Nothing in the legislative history suggests the Legislature desired to expand the jury role in questions of prior convictions or to overrule Wiley. To the contrary, the bill’s express purpose was to reduce significantly the number of jury trials on prior conviction allegations. The final statutory language appears to have been a compromise, limiting the bill’s reach to eliminate jury trials only on the issue of identity and to leave the law otherwise unchanged. The Legislature seemed to want to leave other issues, such as those of Wiley and this case, for judicial decision. Thus, if the former version of section 1025 did not grant a jury trial on these issues—and we conclude it did not—the current version also does not.
This leaves the final question of exactly what role the jury does play under section 1025. Perhaps because the final statutory enactment was a compromise, with the Legislature reducing, but not entirely eliminating, the jury’s role, the answer is not readily apparent.

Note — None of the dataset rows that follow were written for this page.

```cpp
int snerf_composite_sweep(int64_t n_rays, int n_samples, int n_classes, int n_times, const float* d_top,
                          const float* d_bot, const float* d_tvals, const float* d_deltas, const float* d_rho, const float* d_col_raw,
                          const float* d_adjust, const float* d_solar_vis, const float* d_sky, const float* d_class_vecs,
                          int flags, const snerf_sweep_out* out, void* stream);

typedef struct snerf_trainer snerf_trainer;
snerf_trainer* snerf_trainer_create(int layer_width, int n_classes);
void snerf_trainer_destroy(snerf_trainer* t);
int snerf_trainer_classes(const snerf_trainer* t);
int64_t snerf_trainer_param_floats(const snerf_trainer* t);
int64_t snerf_trainer_buffer_floats(const snerf_trainer* t);
int snerf_trainer_tensor_count(const snerf_trainer* t);
int snerf_trainer_tensor_info(const snerf_trainer* t, int index, char* key, int key_cap, int* is_buffer, int64_t* offset,
                              int64_t* numel, int* rows, int* cols);
size_t snerf_trainer_workspace_bytes(snerf_trainer* t, int64_t n_rays, int64_t n_solar_rays, int n_samples);
int snerf_trainer_bind(snerf_trainer* t, float* d_params, float* d_grads, float* d_adam_m, float* d_adam_v, float* d_buffers,
                       void* d_workspace, size_t workspace_bytes, int64_t n_rays, int64_t n_solar_rays, int n_samples);
int snerf_trainer_bound_sizes(const snerf_trainer* t, int64_t* n_rays, int64_t* n_solar_rays, int* n_samples);
int snerf_trainer_forward_image(snerf_trainer* t, int64_t n_rays, int n_samples, const float* d_top, const float* d_bot,
                                const float* d_tvals, const float* d_sun, const float* d_time, int train_bn, int flags,
                                const snerf_composite_out* out, float* d_sky, float* d_classes,
                                const snerf_field_out* per_sample, void* stream);
int snerf_trainer_backward_image(snerf_trainer* t, const float* d_g_rgb, const float* d_g_albedo, const float* d_g_sky,
// ... 60 lines not shown
```

### season_nerf_amd/_lib.py

```python
import ctypes as C
import os

HERE = os.path.dirname(os.path.abspath(__file__))
LIB_PATH = os.environ.get("SNERF_LIB", os.path.join(HERE, "libseason_nerf_hip.so"))

_f = C.POINTER(C.c_float)


class FieldOut(C.Structure):
    _fields_ = [(n, C.c_void_p) for n in
                ("d_rho", "d_solar_vis", "d_col_raw", "d_adjust", "d_col", "d_adjust_col", "d_points")]


class CompositeOut(C.Structure):
    _fields_ = [(n, C.c_void_p) for n in
                ("d_rgb", "d_albedo", "d_pv", "d_pe", "d_ps", "d_delta", "d_shadow", "d_acc", "d_surf_loc", "d_surf_dist")]


class SweepOut(C.Structure):
    _fields_ = [(n, C.c_void_p) for n in ("d_season", "d_shaded", "d_base", "d_shadow_adjust", "d_raw_shadow", "d_classic")]


class I8Estimate(C.Structure):
    _fields_ = [("head_rms", C.c_double * 4), ("hidden_rms", C.c_double), ("worst", C.c_double),
                ("rgb_pred", C.c_double), ("budget", C.c_double), ("acc_bound", C.c_int64), ("ok", C.c_int)]


ALLREDUCE_FN = C.CFUNCTYPE(C.c_int, C.c_void_p, C.c_void_p, C.c_int64, C.c_int, C.c_void_p)

_lib = None


def lib():
    global _lib
    if _lib is not None:
        return _lib
    if not os.path.exists(LIB_PATH):
        raise RuntimeError(
            f"season_nerf_amd: HIP library not built ({LIB_PATH} missing). Run `python season_nerf_amd/build.py` "
            "(needs hipcc, gfx950). There is no CPU fallback.")
    L = C.CDLL(LIB_PATH)
    vp, i64, i32 = C.c_void_p, C.c_int64, C.c_int
    L.snerf_last_error.restype = C.c_char_p
    L.snerf_abi_version.restype = i32
    L.snerf_model_create.restype = vp
    L.snerf_model_create.argtypes = [i32, i32]
    L.snerf_model_set_tensor.argtypes = [vp, C.c_char_p, vp, C.c_size_t]
    L.snerf_model_finalize.argtypes = [vp]
    L.snerf_model_destroy.argtypes = [vp]
    L.snerf_model_destroy.restype = None
    L.snerf_model_width.argtypes = [vp]
    L.snerf_model_classes.argtypes = [vp]
    L.snerf_model_set_precision.argtypes = [vp, i32]
    L.snerf_model_precision.argtypes = [vp]
    L.snerf_model_i8_estimate.argtypes = [vp, C.POINTER(I8Estimate)]
    L.snerf_model_resolve_precision.argtypes = [vp]
    L.snerf_model_pack_host.argtypes = [vp, i32, vp, C.POINTER(C.c_size_t), vp, C.POINTER(C.c_size_t)]
    L.snerf_group_forward.argtypes = [vp, i64, vp, vp, vp, vp, vp, vp]
    L.snerf_field_forward_points.argtypes = [vp, i32, i64, vp, i64, vp, vp, C.POINTER(FieldOut), vp]
    L.snerf_field_forward_rays.argtypes = [vp, i32, i64, i32, vp, vp, vp, i64, vp, vp, C.POINTER(FieldOut), vp]
    L.snerf_field_ray_visibility.argtypes = [vp, i64, i32, vp, vp, vp, i32, vp, vp]
    L.snerf_composite_rays.argtypes = [i64, i32, vp, vp, vp, vp, vp, vp, vp, i32, vp, C.c_float,
                                       C.POINTER(CompositeOut), vp]
    L.snerf_composite_rays_dt.argtypes = [i64, i32, vp, vp, vp, vp, vp, vp, vp, i32, vp, vp, C.POINTER(CompositeOut), vp]
    L.snerf_render_workspace_bytes.restype = C.c_size_t
    L.snerf_render_workspace_bytes.argtypes = [i64, i32, i32]
    L.snerf_render_rays.argtypes = [vp, i64, i32, vp, vp, vp, vp, vp, i32, vp, C.POINTER(FieldOut),
                                    C.POINTER(CompositeOut), vp, C.c_size_t, vp]
    L.snerf_composite_sweep.argtypes = [i64, i32, i32, i32, vp, vp, vp, vp, vp, vp, vp, vp, vp, vp, i32, C.POINTER(SweepOut), vp]
    f32p = vp
    L.snerf_trainer_create.restype = vp
    L.snerf_trainer_create.argtypes = [i32, i32]
    L.snerf_trainer_destroy.argtypes = [vp]
    L.snerf_trainer_destroy.restype = None
    L.snerf_trainer_bound_sizes.restype = i32
    L.snerf_trainer_bound_sizes.argtypes = [vp, vp, vp, vp]
    L.snerf_trainer_classes.restype = i32
    L.snerf_trainer_classes.argtypes = [vp]
    L.snerf_trainer_param_floats.restype = i64
    L.snerf_trainer_param_floats.argtypes = [vp]
    L.snerf_trainer_buffer_floats.restype = i64
    L.snerf_trainer_buffer_floats.argtypes = [vp]
    L.snerf_trainer_tensor_count.argtypes = [vp]
    L.snerf_trainer_tensor_info.argtypes = [vp, i32, C.c_char_p, i32, C.POINTER(i32), C.POINTER(i64), C.POINTER(i64),
                                            C.POINTER(i32), C.POINTER(i32)]
    L.snerf_trainer_workspace_bytes.restype = C.c_size_t
    L.snerf_trainer_workspace_bytes.argtypes = [vp, i64, i64, i32]
    L.snerf_trainer_bind.argtypes = [vp, f32p, f32p, f32p, f32p, f32p, vp, C.c_size_t, i64, i64, i32]
    L.snerf_trainer_forward_image.argtypes = [vp, i64, i32, vp, vp, vp, vp, vp, i32, i32, C.POINTER(CompositeOut), vp, vp,
                                              C.POINTER(FieldOut), vp]
    L.snerf_trainer_backward_image.argtypes = [vp, vp, vp, vp, vp, vp, C.c_float, vp, vp, vp]
    L.snerf_trainer_backward_image_dt.argtypes = [vp, vp, vp, vp, vp, vp, vp, vp, vp, vp]
    L.snerf_trainer_backward_points.argtypes = [vp, vp, vp, vp, vp, vp, vp]
    L.snerf_trainer_forward_solar.argtypes = [vp, i64, i32, vp, vp, vp, vp, i32, vp, vp, vp, vp, vp, vp, vp, vp]
    L.snerf_trainer_backward_solar.argtypes = [vp, vp, vp]
    L.snerf_trainer_zero_grad.argtypes = [vp, vp]
    L.snerf_trainer_set_allreduce.argtypes = [vp, vp, vp, i32]
    L.snerf_trainer_debug_read.argtypes = [vp, C.c_char_p, vp, i64]
    L.snerf_trainer_adam_step.argtypes = [vp, C.c_float, C.c_float, C.c_float, C.c_float, i32, vp]
    L.snerf_trainer_adam_step_dev.argtypes = [vp, vp, vp]
    L.snerf_adam_step.argtypes = [vp, vp, vp, vp, i64, C.c_float, C.c_float, C.c_float, C.c_float, i32, vp]
    L.snerf_rays_from_camera.argtypes = [vp, i32, i32, i32, vp, vp, vp]
    L.snerf_ray_grid.argtypes = [i32, i32, i32, i64, i64, vp, i32, vp, vp, vp, vp, vp]
    L.snerf_prior_density.argtypes = [i64, vp, vp, vp, i32, i32, vp, vp, vp]
    L.snerf_surface_distance.argtypes = [i64, i32, vp, vp, vp, vp, i32, i32, vp, vp, vp]
    L.snerf_image_error.argtypes = [i64, vp, vp, vp, vp]
    L.snerf_transmittance.argtypes = [i64, i32, vp, vp, vp, vp]
    L.snerf_linear_scratch_bytes.restype = C.c_size_t
    L.snerf_linear_scratch_bytes.argtypes = [i32, i32]
    L.snerf_linear_forward.argtypes = [i64, i32, i32, vp, i64, vp, vp, C.c_float, vp, i64, vp, i32, vp, C.c_size_t, vp, i32, vp]
    L.snerf_linear_dgrad.argtypes = [i64, i32, i32, vp, i64, vp, i32, C.c_float, i32, vp, i64, i32, vp, C.c_size_t, vp, i64, vp, vp, vp, vp, vp]
    L.snerf_linear_wgrad.argtypes = [i64, i32, i32, vp, i64, vp, i64, C.c_float, vp, i32, vp, i32, vp]
    L.snerf_field_kernel_info.argtypes = [vp, i64, C.POINTER(i32), C.POINTER(i32), C.POINTER(i32)]
    _lib = L
    return L
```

The trial court might choose to determine first whether the defendant is the person who suffered the conviction. A determination that the defendant is not that person would clearly end the matter. If, however, as would usually be the case, the court finds the defendant is that person, the jury apparently would then make a determination like the one it made in this case—that the defendant suffered the prior burglary and attempted burglary convictions. The court would, however, instruct the jury to the effect that the defendant is the person whose name appears on the documents admitted to establish the conviction. This procedure would appear to leave the jury little to do except to determine whether *459those documents are authentic and, if so, are sufficient to establish that the convictions the defendant suffered are indeed the ones alleged. Whether this role makes sense is not for us to say. If the Legislature wants to provide a greater, or more precisely defined, role for the jury, or chooses to eliminate the jury altogether as many states have done, it may still do so. In the meantime, we must interpret the amendment to section 1025 as we find it—narrowing but not entirely eliminating the jury’s role.
We affirm the judgment of the Court of Appeal.
George, C. J., Baxter, J. and Brown, J., concurred.